Manufacturers will need to build public trust before the public is willing to purchase and use automated vehicles. NSPE believes that the way to build this trust is through a third-party verification system. A third-party verification system is but one way to build trust. One other solution to building trust could be to give automated vehicles “human-like” qualities. Trust could also be built through methods of deployment of automated technologies. For some, they may begin trusting highly automated vehicles by using lower levels of automation. Their experiences with lower levels of automation may build trust in the capabilities of higher levels of automation. For others, they may begin trusting highly automated vehicles by using them.
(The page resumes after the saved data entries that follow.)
-              c[0] = H0[0] * H0[0] + H1[0] * H1[0];
-              c[1] = H0[0] * H0[1] + H1[0] * H1[1];
-              c[2] = H0[0] * H0[2] + H1[0] * H1[2];
-              c[3] = H0[1] * H0[1] + H1[1] * H1[1];
-              c[4] = H0[1] * H0[2] + H1[1] * H1[2];
-              c[5] = H0[2] * H0[2] + H1[2] * H1[2];
-#pragma unroll
-              for (int a = 0; a < 3; a++)
-                c[6 + a] = H0[a] * rd0 + H1[a] * rd1;
+            Hs[k] = s[1 + k];
+#pragma unroll
+          for (int k = 0; k < 3; k++)
+            g[k] = s[7 + k];
+          recompute = false;
+#ifdef TRI_PROBE
+          if (lane == 0)
+            atomicAdd(&s_passes, 1);
+#endif
+        }
+        double lw = lam;
+        for (int w = 0; w < warp; w++)
+          lw = lw * op.lam_mult;
+        if (lw < op.max_lamda) {
+          double Hl[9] = {Hs[0] * (1.0 + lw), Hs[1], Hs[2], Hs[1], Hs[3] * (1.0 + lw), Hs[4], Hs[2], Hs[4], Hs[5] * (1.0 + lw)};
+          dv3 dx = colpiv_solve3(Hl, mk3(g[0], g[1], g[2]));
+          if (nw > 1)
+            lm_pass<true>(rel, uvn, M, lane, alpha + dx.x, beta + dx.y, rho + dx.z, s, wbuf);
+          else
+            lm_pass<false>(rel, uvn, M, lane, alpha + dx.x, beta + dx.y, rho + dx.z, s, wbuf);
+          if (lane == 0) {
+            double *c = cand + warp * TRI_CAND;
+            for (int k = 0; k < TRI_NV; k++)
+              c[k] = s[k];
+            c[TRI_NV] = dx.x, c[TRI_NV + 1] = dx.y, c[TRI_NV + 2] = dx.z;
+#ifdef TRI_PROBE
+            atomicAdd(&s_passes, 1);
+#endif
+          }
+        }
+        __syncthreads();
+#ifdef TRI_PROBE
+        n_rounds++;
+#endif
+        for (int w = 0; w < nw && runs < op.max_runs && lam < op.max_lamda && eps > op.min_dx; w++) {
+          const double *c = cand + w * TRI_CAND;
+          const double cost = c[0];
+          const dv3 dx = mk3(c[TRI_NV], c[TRI_NV + 1], c[TRI_NV + 2]);
+          if (cost <= cost_old && (cost_old - cost) / cost_old < op.min_dcost) {
+            alpha += dx.x;
+            beta += dx.y;
+            rho += dx.z;
+            eps = 0;
+            done = true;
+#ifdef TRI_PROBE
+            n_acc++;
+#endif
+            break;
+          }
+          if (cost <= cost_old) {
+            cost_old = cost;
+            alpha += dx.x;
+            beta += dx.y;
+            rho += dx.z;
+            runs++;
+            lam = lam / op.lam_mult;
+            eps = norm3(dx);
+            if (nw > 1) {
+#pragma unroll
+              for (int k = 0; k < 6; k++)
+                Hs[k] = c[1 + k];
+#pragma unroll
+              for (int k = 0; k < 3; k++)
+                g[k] = c[7 + k];
+            } else {
+              recompute = true;
             }
-            seq_add<9>(Hg, c, min(32, m1 - base), wbuf);
+#ifdef TRI_PROBE
+            n_acc++;
+#endif
+            break;
           }
-#pragma unroll
-          for (int k = 0; k < 6; k++)
-            Hs[k] = Hg[k];
-#pragma unroll
-          for (int k = 0; k < 3; k++)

They may catch a ride in an automated taxi and learn to trust high levels of vehicle automation that way.
The problem of building trust is not unique to the automated vehicle industry. Building consumer trust is a problem for manufacturers of all types of goods. Admittedly, here, the trust relates to the safety of the person in the vehicle, but that does not mean that the manufacturers of automated vehicles are ill-equipped to find ways to build trust.
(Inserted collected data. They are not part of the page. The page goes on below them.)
__global__ void cxp_k_alive_u32(const uint8_t* alive, uint32_t nt, uint32_t* out) {
    const uint32_t t = blockIdx.x * blockDim.x + threadIdx.x;
    if (t < nt) out[t] = alive[t] ? 1u : 0u;
}
__device__ __forceinline__ uint32_t cxp_block_excl4(const uint32_t v[4], uint32_t* s, uint32_t& block_total) {
    const uint32_t t = v[0] + v[1] + v[2] + v[3];
    s[threadIdx.x] = t;
    __syncthreads();
    for (uint32_t o = 1; o < 256; o <<= 1) {
        const uint32_t x = (threadIdx.x >= o) ? s[threadIdx.x - o] : 0u;
        __syncthreads();
        s[threadIdx.x] += x;
        __syncthreads();
    }
    block_total = s[255];
    return s[threadIdx.x] - t;
}
__global__ __launch_bounds__(256) void cxp_k_me_count(const uint8_t* flags, uint32_t n, uint32_t* count) {
    __shared__ uint32_t s_n;
    if (threadIdx.x == 0) s_n = 0;
    __syncthreads();
    const uint32_t base = blockIdx.x * CXP_SCAN_BLOCK + threadIdx.x * 4u;
    uint32_t c = 0;
    if (base + 3u < n) {
        const uint32_t w = *reinterpret_cast<const uint32_t*>(flags + base);
        c = __popc(w & 0x01010101u);
    } else {
        for (uint32_t k = 0; k < 4 && base + k < n; k++) c += flags[base + k] ? 1u : 0u;
    }
#pragma unroll
    for (int o = 32; o > 0; o >>= 1) c += (uint32_t)__shfl_xor((int)c, o);
    if ((threadIdx.x & 63u) == 0 && c) atomicAdd(&s_n, c);
    __syncthreads();
    if (threadIdx.x == 0) count[blockIdx.x] = s_n;
}
__global__ void cxp_k_mark_used8(const int32_t* tri, const uint8_t* alive, uint32_t nt, uint8_t* used) {
    const uint32_t t = blockIdx.x * blockDim.x + threadIdx.x;
    if (t >= nt || !alive[t]) return;
    const uint32_t a = (uint32_t)tri[(size_t)t * 3], b = (uint32_t)tri[(size_t)t * 3 + 1], c = (uint32_t)tri[(size_t)t * 3 + 2];
    used[a] = 1; used[b] = 1; used[c] = 1;
}
__global__ __launch_bounds__(256) void cxp_k_compact_pts_fused(const double* pts, const uint8_t* used, const uint32_t* voff, uint32_t nv, uint32_t* vnew,
                                                               double* out, const uint32_t* keys, uint32_t* keys_out, const uint8_t* ever, uint8_t* ever_out) {
    __shared__ uint32_t s[256];
    const uint32_t base = blockIdx.x * CXP_SCAN_BLOCK + threadIdx.x * 4u;
    uint32_t f[4];
#pragma unroll
    for (uint32_t k = 0; k < 4; k++) f[k] = (base + k < nv && used[base + k]) ? 1u : 0u;
    uint32_t tot;
    uint32_t id = voff[blockIdx.x] + cxp_block_excl4(f, s, tot);
    if (tot == 0u) return;
#pragma unroll
    for (uint32_t k = 0; k < 4; k++) {
        if (!f[k]) continue;
        const uint32_t v = base + k;
        const double x = pts[(size_t)v * 3], y = pts[(size_t)v * 3 + 1], z = pts[(size_t)v * 3 + 2];
        const uint32_t key = keys_out ? keys[v] : 0u;
        const uint8_t e = ever_out ? ever[v] : (uint8_t)0;
        vnew[v] = id;
        out[(size_t)id * 3] = x; out[(size_t)id * 3 + 1] = y; out[(size_t)id * 3 + 2] = z;
        if (keys_out) keys_out[id] = key;
        if (ever_out) ever_out[id] = e;
        id++;
    }
}
__global__ __launch_bounds__(256) void cxp_k_compact_tri_fused(const int32_t* tri, const uint8_t* alive, const uint32_t* toff, const uint32_t* vnew, uint32_t nt,
                                                               int32_t* out, uint32_t* told) {
    __shared__ uint32_t s[256];
    const uint32_t base = blockIdx.x * CXP_SCAN_BLOCK + threadIdx.x * 4u;
    uint32_t f[4];
#pragma unroll
    for (uint32_t k = 0; k < 4; k++) f[k] = (base + k < nt && alive[base + k]) ? 1u : 0u;
    uint32_t tot;
    uint32_t id = toff[blockIdx.x] + cxp_block_excl4(f, s, tot);
    if (tot == 0u) return;
#pragma unroll
    for (uint32_t k = 0; k < 4; k++) {
        if (!f[k]) continue;
        const uint32_t t = base + k;
        const uint32_t a = (uint32_t)tri[(size_t)t * 3], b = (uint32_t)tri[(size_t)t * 3 + 1], c = (uint32_t)tri[(size_t)t * 3 + 2];
        const uint32_t na = vnew[a], nb = vnew[b], nc = vnew[c];
        out[(size_t)id * 3] = (int32_t)na; out[(size_t)id * 3 + 1] = (int32_t)nb; out[(size_t)id * 3 + 2] = (int32_t)nc;
        if (told) told[id] = t;
        id++;
    }
}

Maybe the solution to the trust problem is a third-party certification system. Maybe it isn’t. The DOT should allow manufacturers to determine the best method to build public trust in their vehicles.
The Ability to Operate within Existing Infrastructure
NSPE asserted that the DOT needs to ensure that automated vehicles operate safely without regard to whether a locality has implemented smart infrastructure. NPSE is right. Automated technologies that are intended to be deployed into our current infrastructure needs to be able to operate safely within that infrastructure.
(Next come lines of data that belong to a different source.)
# KorAP/Datok

Measured on AMD Instinct MI355X. Metric: input MB/s tokenized, tokenizer_de.matok, higher is better.
Workload: dtype u32 table cells, u8 symbol codes; 1 GPU; tokenizer_de.matok, 4096 equal-length 4096 B synthetic German docs per batch (BASELINE.json configs[1]); table_layout=matrix: state-major fused u32 cells, docs_per_gpu=4096, doc_bytes=4096, parallelism=documents sharded over 1 GPU(s), no data-path collective, batches_in_flight=3, inputs=one per batch in flight (generator seeds 2, 3, 4 on rank 0)

## Files before the change

### datok_amd/_lib.py

```python
import ctypes as C
import os
import subprocess

_HERE = os.path.dirname(os.path.abspath(__file__))
LIB_PATH = os.environ.get("DATOK_GPU_LIB") or os.path.join(_HERE, "libdatok_gpu.so")

OK, E_IO, E_FORMAT, E_NO_DEVICE, E_HIP, E_ARG, E_MODEL, E_CAPACITY, E_STATE, E_NOMEM = 0, -1, -2, -3, -4, -5, -6, -7, -8, -9
ST_WINDOW_OVERFLOW, ST_EMPTY_TEXT, ST_BAD_MODEL, ST_IRREGULAR, ST_STEP_LIMIT, ST_INTERNAL = 1, 2, 4, 8, 16, 32
ST_BAD_OFFSET = 64

EXPORTS = [
    "dtk_device_count", "dtk_set_device", "dtk_strerror", "dtk_last_hip_error",
    "dtk_model_load", "dtk_model_load_mem", "dtk_model_free", "dtk_model_type", "dtk_model_get_info",
    "dtk_model_info_mem",
    "dtk_batch_create", "dtk_batch_free", "dtk_batch_set_input", "dtk_batch_set_input_device",
    "dtk_batch_run", "dtk_batch_sync", "dtk_batch_stream", "dtk_batch_totals",
    "dtk_batch_set_profiling", "dtk_batch_stage_ms", "dtk_batch_set_chunking", "dtk_batch_set_warm_extend",
    "dtk_batch_result_device", "dtk_batch_result_host", "dtk_transduce", "dtk_free",
    "dtk_foma_to_matok", "dtk_foma_to_datok", "dtk_transduce_replay", "dtk_batch_render_device", "dtk_batch_render_host",
    "dtk_batch_status_host", "dtk_transduce_release", "dtk_transduce_result",
    "dtk_pipeline_create", "dtk_pipeline_free", "dtk_pipeline_set_chunking", "dtk_pipeline_run",
    "dtk_pinned_alloc", "dtk_pinned_free",
    "dtk_batch_set_result_fields", "dtk_batch_download_begin", "dtk_pipeline_set_result_fields",
    "dtk_batch_set_download_stream", "dtk_batch_download_stream", "dtk_batch_done", "dtk_batch_set_streams",
    "dtk_debug_configure",
    "dtk_multi_create", "dtk_multi_free", "dtk_multi_type", "dtk_multi_set_result_fields", "dtk_multi_set_chunking", "dtk_multi_run",
]


class ModelInfo(C.Structure):
    _fields_ = [("kind", C.c_int32), ("epsilon", C.c_int32), ("unknown", C.c_int32),
                ("identity", C.c_int32), ("final_state", C.c_int32), ("sigma_count", C.c_int32),
                ("state_count", C.c_uint32), ("array_len", C.c_uint64),
                ("n_eps_states", C.c_uint32), ("max_eps_chain", C.c_uint32),
                ("entry_bytes", C.c_uint32), ("device_bytes", C.c_uint64),
                ("unknown_used", C.c_uint32), ("dense_states", C.c_uint32),
                ("stream_codes", C.c_uint32)]


class Totals(C.Structure):
    _fields_ = [("n_docs", C.c_uint32), ("n_bytes", C.c_uint64), ("n_tokens", C.c_uint64),
                ("n_sent", C.c_uint64), ("n_texts", C.c_uint64), ("n_flagged", C.c_uint64),
                ("walk_steps", C.c_uint64), ("n_lanes", C.c_uint32), ("chunk_bytes", C.c_uint32),
                ("repair_rounds", C.c_uint32)]


class ResultView(C.Structure):
    _fields_ = [("tok_off", C.c_void_p), ("sent_off", C.c_void_p), ("text_off", C.c_void_p),
                ("tok_rstart", C.c_void_p), ("tok_rend", C.c_void_p),
                ("tok_bstart", C.c_void_p), ("tok_bend", C.c_void_p),
                ("sent", C.c_void_p), ("text_tok_end", C.c_void_p), ("text_sent_end", C.c_void_p),
                ("status", C.c_void_p), ("ev_bits", C.c_void_p), ("ev_words", C.c_uint64), ("doc_tail", C.c_void_p),
                ("n_exact", C.c_uint32), ("exact_doc", C.c_void_p), ("exact_off", C.c_void_p),
                ("calls", C.c_void_p), ("tok_r16", C.c_void_p)]


SLICE_FN = C.CFUNCTYPE(C.c_int, C.c_void_p, C.c_uint32, C.c_uint32, C.c_void_p)
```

NSPE asserts that the DOT needs to start considering ethical questions confronting automated vehicles. NSPE references crash-optimization algorithms as one such ethical issue that the DOT needs to provide guidance to industry and the public. Crash-optimization algorithms are the algorithms that determine what or who an automated vehicle hits in the event of a must-crash scenario. I discussed crash-optimization algorithms at length in an article entitled “Crashing Into the Unknown: An Examination of Crash-Optimization Algorithms through the Two Lanes of Ethics and Law“, in which I explored ethical theories for programming crash-optimization algorithms and the legal risks that manufacturers may have when they program these algorithms. I ultimately concluded that programming crash-optimization algorithms according to ethical theory would be difficult for two principal reasons: (1) people do not share a common ethical belief system; and (2) the law does not always incentivize ethical programming of automated vehicles.
Nonetheless, manufacturers will need to make these type of judgment calls when programming their automated vehicles. Automated vehicles will inevitably malfunction and crash, and when they do, the vehicle coding will determine who or what to hit. At this point, the DOT should probably stay uninvolved and focus on greater ethical questions that manufacturers will face. One such ethical question will be when is it safe to test and use automated technologies on our roads. Uber made an ethical decision to test its automated technology on roadways without adequate safety precautions. Elaine Herzberg is dead because of that decision. As automakers become closer to deploying their technologies for use by humans, they too will face the decision of how and when to deploy their technologies. These are more pressing ethical questions than the trolley-problem.